Approaches I have tried so far, requires Python 2.6+:
from timeit import Timer
__repeat = 1000000
__cache = None
def getCache():
return __cache
def getCacheTest():
for i in range(__repeat):
getCache()
def getLocal():
return set(('alice', 'has', 'cat', 'with', 'blue', 'eyes'))
def getLocalTest():
for i in range(__repeat):
getLocal()
def getLazyIf():
global __cache
if __cache is None:
__cache = getLocal()
return __cache
def getLazyIfTest():
for i in range(__repeat):
getLazyIf()
def __realLazy():
return __cache
def getLazyDynamic():
global __cache, getLazyDynamic
__cache = getLocal()
getLazyDynamic = __realLazy
return __cache
def getLazyDynamicTest():
for i in range(__repeat):
getLazyDynamic()
def getLazyDynamic2():
global __cache, getLazyDynamic2
__cache = getLocal()
def __realLazy2():
return __cache
getLazyDynamic2 = __realLazy2
return __cache
def getLazyDynamic2Test():
for i in range(__repeat):
getLazyDynamic2()
print sum(Timer(getCacheTest).repeat(3, 1)), getCacheTest, 'raw access'
print sum(Timer(getLocalTest).repeat(3, 1)), getLocalTest, 'repeat'
print sum(Timer(getLazyIfTest).repeat(3, 1)), getLazyIfTest, 'conditional'
print sum(Timer(getLazyDynamicTest).repeat(3, 1)), getLazyDynamicTest, 'hook'
print sum(Timer(getLazyDynamic2Test).repeat(3, 1)), getLazyDynamic2Test, 'scope hook'
With Python 2.7, I get these timings (the best is hook without scope):
1.01902420559 <function getCacheTest at 0x012AE170> raw access
5.40701374057 <function getLocalTest at 0x012AE1F0> repeat
1.39493902158 <function getLazyIfTest at 0x012AE270> conditional
1.06692051643 <function getLazyDynamicTest at 0x012AE330> hook
1.15909591862 <function getLazyDynamic2Test at 0x012AE3B0> scope hook
如果你对这篇内容有疑问,欢迎到本站社区发帖提问 参与讨论,获取更多帮助,或者扫码二维码加入 Web 技术交流群。
绑定邮箱获取回复消息
由于您还没有绑定你的真实邮箱,如果其他用户或者作者回复了您的评论,将不能在第一时间通知您!
发布评论
评论(1)
import 语句执行模块,因此您不应该四处更改其语义。
将 import 语句塞进需要它们的函数或方法中怎么样?这样它们只会在需要时发生,而不是在应用程序启动时发生。

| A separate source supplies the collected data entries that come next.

+  double* red = DP >= 48 ? &sAt[0][0] : sX;
+  __syncthreads();
+#pragma unroll
+  for (int j = 0; j < CPT; ++j) {
+    red[(0 * 16 + tr) * DP + tc + 16 * j] = cs[j];
+    red[(1 * 16 + tr) * DP + tc + 16 * j] = cmin[j];
+    red[(2 * 16 + tr) * DP + tc + 16 * j] = cmax[j];
+  }
+  __syncthreads();
+  for (int c = tid; c < d; c += 256) {
+    double s = 0.0, mn = INFINITY, mx = -INFINITY;
+    for (int r = 0; r < 16; ++r) {
+      s += red[(0 * 16 + r) * DP + c];
+      mn = fmin(mn, red[(1 * 16 + r) * DP + c]);
+      mx = fmax(mx, red[(2 * 16 + r) * DP + c]);
+    }
+    const size_t g = gridDim.x;
+    part[(0 * g + blockIdx.x) * d + c] = s;
+    part[(1 * g + blockIdx.x) * d + c] = mn;
+    part[(2 * g + blockIdx.x) * d + c] = mx;
+  }
+}
+
+template <int DP>
+static int launch_rotate_wide(const double* X, int64_t N, int d, const double* mean, const double* At, double* out, double* sums, double* mins,
+                              double* maxs, double* part, hipStream_t st) {
+  const int64_t tiles = ceil_div(N, RotWide<DP>::RT);
+  const int64_t per = ceil_div(tiles, (int64_t)COL_STATS_GRID);
+  const int grid = (int)ceil_div(tiles, per);
+  hipLaunchKernelGGL(rotate_wide_kernel<DP>, dim3((unsigned)grid), dim3(256), 0, st, X, N, d, mean, At, out, per, part);
+  MELD_LAUNCH_CHECK("rotate_wide_kernel");
+  return launch_col_stats_finish(part, grid, d, sums, mins, maxs, st);
+}
 }
 
 using namespace meld;
@@ -110,9 +244,12 @@
 extern "C" int meld_frame_max_dims(void) { return FR_DMAX; }
 
 extern "C" int meld_cov_sample_f64(const double* X, int64_t N, int d, const double* mean, int64_t stride, double* cov, meld_stream_t stream) {
-  MELD_CHECK_ARG(X && mean && cov && N > 0 && d > 0 && d <= FR_DMAX && stride >= 1, "meld_cov_sample_f64: bad arguments (d <= %d)", FR_DMAX);
+  MELD_CHECK_ARG(X && mean && cov && N > 0 && d > 0 && d <= FR_WIDE_DMAX && stride >= 1, "meld_cov_sample_f64: bad arguments (d <= %d)", FR_WIDE_DMAX);
   const int64_t n_s = (N + stride - 1) / stride;
-  hipLaunchKernelGGL(cov_sample_kernel, dim3((unsigned)ceil_div(n_s, FR_ROWS)), dim3(256), 0, S(stream), X, n_s, stride, d, mean, cov);
+  if (d <= FR_DMAX)
+    hipLaunchKernelGGL(cov_sample_kernel<FR_DMAX>, dim3((unsigned)ceil_div(n_s, FR_ROWS)), dim3(256), 0, S(stream), X, n_s, stride, d, mean, cov);
+  else
+    hipLaunchKernelGGL(cov_sample_kernel<FR_WIDE_DMAX>, dim3((unsigned)ceil_div(n_s, FR_ROWS)), dim3(256), 0, S(stream), X, n_s, stride, d, mean, cov);
   MELD_LAUNCH_CHECK("cov_sample_kernel");
   return MELD_OK;
 }
@@ -125,3 +262,24 @@
   MELD_LAUNCH_CHECK("rotate_rows_kernel");
   return MELD_OK;
 }
+
+extern "C" int meld_frame_wide_max_dims(void) { return FR_WIDE_DMAX; }
+
+extern "C" int meld_rotate_rows_wide_f64(const double* X, int64_t N, int d, const double* mean, const double* At, double* out, double* sums,
+                                         double* mins, double* maxs, void* temp, size_t temp_bytes, meld_stream_t stream) {
+  MELD_CHECK_ARG(X && mean && At && out && sums && mins && maxs && temp && N > 0 && d > 0 && d <= FR_WIDE_DMAX && X != out,
+                 "meld_rotate_rows_wide_f64: bad arguments (d <= %d)", FR_WIDE_DMAX);
+  MELD_CHECK_ARG(temp_bytes >= meld_col_stats_temp_bytes(d), "meld_rotate_rows_wide_f64: temp too small");
+  double* part = reinterpret_cast<double*>(temp);
+  const hipStream_t st = S(stream);
+  switch ((d + 15) / 16) {
+    case 1: return launch_rotate_wide<16>(X, N, d, mean, At, out, sums, mins, maxs, part, st);
+    case 2: return launch_rotate_wide<32>(X, N, d, mean, At, out, sums, mins, maxs, part, st);
+    case 3: return launch_rotate_wide<48>(X, N, d, mean, At, out, sums, mins, maxs, part, st);
+    case 4: return launch_rotate_wide<64>(X, N, d, mean, At, out, sums, mins, maxs, part, st);
+    case 5: return launch_rotate_wide<80>(X, N, d, mean, At, out, sums, mins, maxs, part, st);
+    case 6: return launch_rotate_wide<96>(X, N, d, mean, At, out, sums, mins, maxs, part, st);
+    case 7: return launch_rotate_wide<112>(X, N, d, mean, At, out, sums, mins, maxs, part, st);
+    default: return launch_rotate_wide<128>(X, N, d, mean, At, out, sums, mins, maxs, part, st);
+  }
+}
diff --git a/meld_amd/csrc/knn.hip b/meld_amd/csrc/knn.hip
--- a/meld_amd/csrc/knn.hip
+++ b/meld_amd/csrc/knn.hip
@@ -312,7 +312,6 @@
 }
 
 namespace meld {
-constexpr int COL_STATS_GRID = 1024;
 __global__ __launch_bounds__(256) void col_stats_kernel(const double* __restrict__ X, int64_t N, int d, double* __restrict__ part) {
   __shared__ double ps[256], pmin[256], pmax[256];
   const int tid = threadIdx.x;
@@ -372,6 +371,11 @@
     mins[c] = pmin[0];
     maxs[c] = pmax[0];
   }
+}
+int launch_col_stats_finish(const double* part, int grid, int d, double* sums, double* mins, double* maxs, hipStream_t stream) {
+  hipLaunchKernelGGL(col_stats_finish_kernel, dim3((unsigned)d), dim3(256), 0, stream, part, grid, d, sums, mins, maxs);
+  MELD_LAUNCH_CHECK("col_stats_finish_kernel");
+  return MELD_OK;
 }
 }
 extern "C" size_t meld_col_stats_temp_bytes(int d) { return sizeof(double) * 3 * (size_t)meld::COL_STATS_GRID * (size_t)(d > 0 ? d : 1); }
diff --git a/meld_amd/graph.py b/meld_amd/graph.py
--- a/meld_amd/graph.py
+++ b/meld_amd/graph.py
@@ -381,6 +381,7 @@
         self.step_lists = opt("MELD_KNN_STEP_LISTS", "1") != "0"
         self.rotate = opt("MELD_KNN_ROTATE", "1") != "0"
         self.rotate_min_cells = int(opt("MELD_KNN_ROTATE_MIN", "262144"))
+        self.fused_prep = opt("MELD_KNN_FUSED_PREP", "1") != "0"
         self.search = search or opt("MELD_KNN_SEARCH", "f16x3")
         if self.search not in ("f16x3", "f32"):
             raise ValueError("unknown search kernel {!r}".format(self.search))
@@ -396,11 +397,34 @@
         check(self.lib.meld_col_stats_f64(ptr(X), N, d, ptr(out[0]), ptr(out[1]), ptr(out[2]), ptr(tmp), tb, _stream()), "meld_col_stats_f64")
         return out[0], out[1], out[2]
 
+    def _frame_dims(self):
+        return int(self.lib.meld_frame_wide_max_dims() if self.fused_prep else self.lib.meld_frame_max_dims())
+
+    def _frame_axes(self, evecs, device):
+        d = evecs.shape[0]
+        At = np.zeros((d, d if self.fused_prep else int(self.lib.meld_frame_max_dims())))
+        At[:, :d] = evecs[:, ::-1].T
+        return torch.from_numpy(At).to(device, non_blocking=True)
+
+    def _rotate(self, X, mean, At):
+        lib, st = self.lib, _stream()
+        N, d = int(X.shape[0]), int(X.shape[1])
+        out = torch.empty_like(X)
+        if not self.fused_prep:
+            check(lib.meld_rotate_rows_f64(ptr(X), N, d, ptr(mean), ptr(At), ptr(out), st), "meld_rotate_rows_f64")
+            return out, None
+        stats = torch.empty(3, d, dtype=torch.float64, device=X.device)
+        tb = lib.meld_col_stats_temp_bytes(d)
+        tmp = torch.empty(tb, dtype=torch.uint8, device=X.device)
+        check(lib.meld_rotate_rows_wide_f64(ptr(X), N, d, ptr(mean), ptr(At), ptr(out), ptr(stats[0]), ptr(stats[1]), ptr(stats[2]), ptr(tmp), tb, st),
+              "meld_rotate_rows_wide_f64")
+        return out, (stats[0], stats[1], stats[2])
+
     def frame_axes_async(self, X, col_stats):
         lib = self.lib
         N, d = int(X.shape[0]), int(X.shape[1])
         if (col_stats is None or opt("MELD_FRAME_ASYNC", "1") == "0" or not self.rotate or not self.prune or not self.step_lists or not self.seed or self.nprod != 1 or self.search != "f16x3"
-                or N < max(16384, self.rotate_min_cells) or d > int(lib.meld_frame_max_dims()) or int(lib.meld_knn16_split_dims(d)) <= 0):
+                or N < max(16384, self.rotate_min_cells) or d > self._frame_dims() or int(lib.meld_knn16_split_dims(d)) <= 0):
             return None
         st = _stream()
         mean = col_stats[0] / N
@@ -417,23 +441,20 @@
             tot = float(evals.sum())
             if not np.isfinite(tot) or tot <= 0.0 or float(evals[-lead:].sum()) < 0.5 * tot:
                 return False
-            At = np.zeros((d, int(lib.meld_frame_max_dims())))
-            At[:, :d] = evecs[:, ::-1].T
-            return torch.from_numpy(At).to(X.device, non_blocking=True)
+            return self._frame_axes(evecs, X.device)
 
         return finish
 
-    def principal_frame(self, X, mean, lead, comm=None, axes=None):
+    def principal_frame(self, X, mean, lead, comm=None, axes=None, with_stats=False):
         lib, st = self.lib, _stream()
         N, d = int(X.shape[0]), int(X.shape[1])
         if axes is not None and (comm is None or getattr(comm, "world", 1) == 1):
             At = axes(lead)
             if At is False:
                 return None
-            out = torch.empty_like(X)
-            check(lib.meld_rotate_rows_f64(ptr(X), N, d, ptr(mean), ptr(At), ptr(out), st), "meld_rotate_rows_f64")
-            return out
-        wide = d > int(lib.meld_frame_max_dims())
+            out, stats = self._rotate(X, mean, At)
+            return (out, stats) if with_stats else out
+        wide = d > self._frame_dims()
         stride = max(1, N // 32768)
         if wide:
             Xs = X[::stride] - mean
@@ -452,13 +473,10 @@
             return None
         if wide:
             V = torch.from_numpy(np.ascontiguousarray(evecs[:, ::-1])).to(X.device)
-            return torch.addmm(-(mean @ V), X, V)
-        At = np.zeros((d, int(lib.meld_frame_max_dims())))
-        At[:, :d] = evecs[:, ::-1].T
-        At = torch.from_numpy(At).to(X.device)
-        out = torch.empty_like(X)
-        check(lib.meld_rotate_rows_f64(ptr(X), N, d, ptr(mean), ptr(At), ptr(out), st), "meld_rotate_rows_f64")
-        return out
+            out = torch.addmm(-(mean @ V), X, V)
+            return (out, None) if with_stats else out
+        out, stats = self._rotate(X, mean, self._frame_axes(evecs, X.device))
+        return (out, stats) if with_stats else out
 
     def directed_kernel_coo(self, X, q_begin, q_count, knn, decay, thresh, ksel, tm=None, force_fallback=False, n_refs=None, assemble=False, comm=None,
                             bw_scale=1.0, bw_fixed=None, col_stats=None, knn_max=None, symm=(0, 0.0), count_rows_ge=None, frame_axes=None):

全局变量也是如此——将它们变成类静态变量或其他东西。无论如何,拥有大量全局变量都是不好的风格。
但为什么这还是一个问题呢?您是否真的包含了如此多的模块,以至于仅仅找到它们就会减慢速度,或者某些包含的软件包是否进行了大量昂贵的初始化(例如,打开连接)?我的钱在第二个。如果您编写了导致速度变慢的模块,请考虑将初始化包装到适当的构造函数中。
An import statement executes the module, so you shouldn't be going around changing its semantics.
How about you just tuck your import statements inside the functions or methods that need them? That way they'll only happen when they're needed, not at application startup.
Ditto for the globals-- turn them into class statics or something. Having lots of globals is bad style anyway.
But why is this even a problem? Are you really including so many modules that simply finding them slows things down, or are some of the included packages doing a lot of costly initialization (e.g., opening connections)? My money is on the second. If you have written the modules responsible for the slow-down, look into wrapping the initialization into appropriate constructors.